# my thoughts on 2.3.5



## fixxxer2012 (Jul 31, 2011)

i have a working theory on why soo many people including myself are having soo many data issues with aosp compared to sense roms. 2.3.5 was an update meant for the nexus s line to fix their data issues on sprint. now i know the devs ported it but i believe if we could make an aosp rom based on 2.3.4 it would solve our problems. i know for a fact that before 2.3.5 was out i didn't have these kind of data issues.

any thoughts on this guys? could it be done? or would i have to run an older version of cm7?


----------



## BennyJr (Jun 26, 2011)

Yeah from what i know cm7 is 2.3.5. it was 2.3.4 but not anymore.


----------



## fixxxer2012 (Jul 31, 2011)

BennyJr said:


> Yeah from what i know cm7 is 2.3.5. it was 2.3.4 but not anymore.


i know when i was using 2.3.4 aosp i didn't have these kind of data drops or 4g/3g constantly switching. it would also explain why sense rom users are not complaining since even the newest leak is 2.3.4.

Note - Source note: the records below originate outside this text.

# klepo/k-Wave-Fluid-CUDA

Measured on AMD Instinct MI355X. Metric: time-steps/sec on 256^3 heterogeneous grid; achieved HBM GB/s vs roofline, higher is better.
Workload: dtype f32; 1 GPU; 256^3 heterogeneous (c0,rho0,BonA,alpha_coeff arrays), power-law absorption + nonlinear, p0 source, p_raw+p_max on one xy plane (65536 points); fused_kernels=True, fft=hand-written fused FFT passes (kw_fused.hip), device=gfx950:sramecc+:xnack-

## Files before the change

### include/kwave_hip.h

```cpp
#ifndef KWAVE_HIP_H
#define KWAVE_HIP_H

#include <stddef.h>
#include <stdint.h>

#ifdef __cplusplus
extern "C" {
#endif

#define KW_API __attribute__((visibility("default")))

typedef struct kw_ctx kw_ctx;

typedef enum kw_status
{
  KW_OK            = 0,
  KW_ERR_INVALID   = 1,
  KW_ERR_HIP       = 2,
  KW_ERR_FFT       = 3,
  KW_ERR_ALLOC     = 4,
  KW_ERR_STATE     = 5,
  KW_ERR_NO_DEVICE = 6,
  KW_ERR_COMM      = 7
} kw_status;
// ... 39 lines not shown
  uint64_t l2_bytes;
} kw_device_info;

KW_API kw_status   kw_init(int device_id, kw_ctx** out_ctx);
KW_API kw_status   kw_destroy(kw_ctx* ctx);
KW_API const char* kw_last_error(void);
KW_API kw_status   kw_device_info_get(kw_ctx* ctx, kw_device_info* out);
KW_API kw_status   kw_set_stream(kw_ctx* ctx, void* hip_stream);
KW_API void*       kw_get_stream(kw_ctx* ctx);
KW_API kw_status   kw_sync(kw_ctx* ctx);
typedef struct kw_tuning
{
  uint32_t struct_bytes;
  int32_t  side_array;
  int32_t  tail_chunks;
  int32_t  split512;
  int32_t  slab_pipeline;
  int32_t  slab_chunks;
  int32_t  slab_batch;
  int32_t  p2p_blocks_per_peer;
  float    p2p_timeout_s;
  int32_t  plane_kernels;
  uint64_t offgrid_scratch_bytes;
} kw_tuning;
KW_API kw_status   kw_get_tuning(kw_ctx* ctx, kw_tuning* out);
KW_API kw_status   kw_set_tuning(kw_ctx* ctx, const kw_tuning* tuning);
typedef struct kw_graph kw_graph;
KW_API kw_status   kw_graph_begin(kw_ctx* ctx);
KW_API kw_status   kw_graph_end(kw_ctx* ctx, kw_graph** out);
KW_API kw_status   kw_graph_launch(kw_ctx* ctx, kw_graph* g);
KW_API kw_status   kw_graph_destroy(kw_ctx* ctx, kw_graph* g);
KW_API kw_status   kw_measure_copy_bandwidth(kw_ctx* ctx, size_t bytes, int reps, double* out_gbs);
KW_API kw_status   kw_event_create(kw_ctx* ctx, void** out_event);
KW_API kw_status   kw_event_record(kw_ctx* ctx, void* event);
KW_API kw_status   kw_event_synchronize(kw_ctx* ctx, void* event);
KW_API kw_status   kw_event_elapsed_ms(kw_ctx* ctx, void* start, void* stop, float* out_ms);
KW_API kw_status   kw_event_destroy(kw_ctx* ctx, void* event);

typedef struct kw_profile_entry
{
  char     name[64];
  uint64_t calls;
  double   total_ms;
} kw_profile_entry;
KW_API kw_status kw_profile_enable(kw_ctx* ctx, int on);
KW_API int       kw_profile_enabled(kw_ctx* ctx);
// ... 108 lines not shown
KW_API kw_status kw_comm_init_with(kw_ctx* ctx, const char* rccl_library, uint32_t nranks, uint32_t rank, const void* unique_id);
#define KW_COMM_P2P_BLOB_BYTES 1024
KW_API kw_status kw_comm_init_p2p(kw_ctx* ctx, uint32_t nranks, uint32_t rank);
KW_API kw_status kw_comm_p2p_export(kw_ctx* ctx, void* blob, size_t bytes);
KW_API kw_status kw_comm_p2p_connect(kw_ctx* ctx, const void* all_blobs);
KW_API kw_status kw_comm_p2p_emulate(kw_ctx* ctx, float link_gbs, float latency_us);
KW_API kw_status kw_comm_transport(kw_ctx* ctx, int* out_transport);
typedef int (*kw_exchange_fn)(void* user, void* send, void* recv, size_t bytes_per_peer);
KW_API kw_status kw_fused_set_slab(kw_ctx* ctx, uint32_t nranks, uint32_t rank, uint32_t nz_global,
                                   kw_exchange_fn exchange, void* user);
typedef int (*kw_exchange_start_fn)(void* user, void* send, void* recv, size_t bytes_per_peer, int slot);
typedef int (*kw_exchange_wait_fn)(void* user, int slot);
KW_API kw_status kw_fused_set_slab_async(kw_ctx* ctx, kw_exchange_start_fn start, kw_exchange_wait_fn wait);
typedef int (*kw_exchange_piece_fn)(void* user, void* send, void* recv, size_t stride_bytes, size_t offset_bytes, size_t bytes,
                                    int slot);
KW_API kw_status kw_fused_set_slab_pieces(kw_ctx* ctx, kw_exchange_piece_fn start, kw_exchange_wait_fn wait);
KW_API kw_status kw_fused_scratch_bytes(kw_ctx* ctx, size_t* out_bytes_per_array);
KW_API kw_status kw_fused_create_with_scratch(kw_ctx* ctx, void* const s[3], void* const t[3]);
KW_API kw_status kw_fused_supported(kw_ctx* ctx, int* out_supported);
KW_API kw_status kw_fused_create(kw_ctx* ctx);
KW_API kw_status kw_fused_destroy(kw_ctx* ctx);
KW_API kw_status kw_fused_reduced_elems(kw_ctx* ctx, size_t* out_floats);
KW_API kw_status kw_fused_import_reduced(kw_ctx* ctx, float* dst_padded, const float* src_reduced);
KW_API kw_status kw_fused_velocity(kw_ctx* ctx, const float* p, float* ux_sgx, float* uy_sgy, float* uz_sgz,
                                   const float* dt_rho0_sgx, const float* dt_rho0_sgy, const float* dt_rho0_sgz,
                                   const float* pml_x_sgx, const float* pml_y_sgy, const float* pml_z_sgz,
                                   const float* kappa_padded, const float* ddx_k_shift_pos,
                                   const float* ddy_k_shift_pos, const float* ddz_k_shift_pos, int chain_u_spectra);
#define KW_FUSED_CHAIN_U       1
#define KW_FUSED_P_IN_SCRATCH  2
#define KW_FUSED_U_IN_SCRATCH 1
#define KW_FUSED_CHAIN_TERMS  2
KW_API kw_status kw_fused_initial_velocity(kw_ctx* ctx, const float* p, float* ux_sgx, float* uy_sgy, float* uz_sgz,
                                           const float* dt_rho0_sgx, const float* dt_rho0_sgy,
                                           const float* dt_rho0_sgz, const float* kappa_padded,
                                           const float* ddx_k_shift_pos, const float* ddy_k_shift_pos,
                                           const float* ddz_k_shift_pos);
KW_API kw_status kw_fused_density(kw_ctx* ctx, int nonlinear, const float* ux_sgx, const float* uy_sgy,
                                  const float* uz_sgz, float* rho_x, float* rho_y, float* rho_z, const float* pml_x,
                                  const float* pml_y, const float* pml_z, const float* rho0,
                                  const float* kappa_padded, const float* ddx_k_shift_neg,
                                  const float* ddy_k_shift_neg, const float* ddz_k_shift_neg, float* duxdx,
                                  float* duydy, float* duzdz, int terms, const float* b_on_a, float* t0, float* t1,
                                  float* t2, int flags);
KW_API kw_status kw_fused_velocity_gradient(kw_ctx* ctx, const float* ux_sgx, const float* uy_sgy, const float* uz_sgz,
                                            float* duxdx, float* duydy, float* duzdz, const float* kappa_padded,
// ... 112 lines not shown
```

2.3.5 wasn't meant for any phone but the nexus s.


----------



## BennyJr (Jun 26, 2011)

Maybe so, but Cm7 is built off the source and 2.3.5 is the latest. I just think the kernel dev's need to step up their game honestly. no offense. I couldnt get wifi yesterday at all when i was running jdkernel


----------



## orkillakilla (Jul 9, 2011)

I have never had data problems with cm7 based on 2.3.5, nor have I ever had any trouble with jdkernel.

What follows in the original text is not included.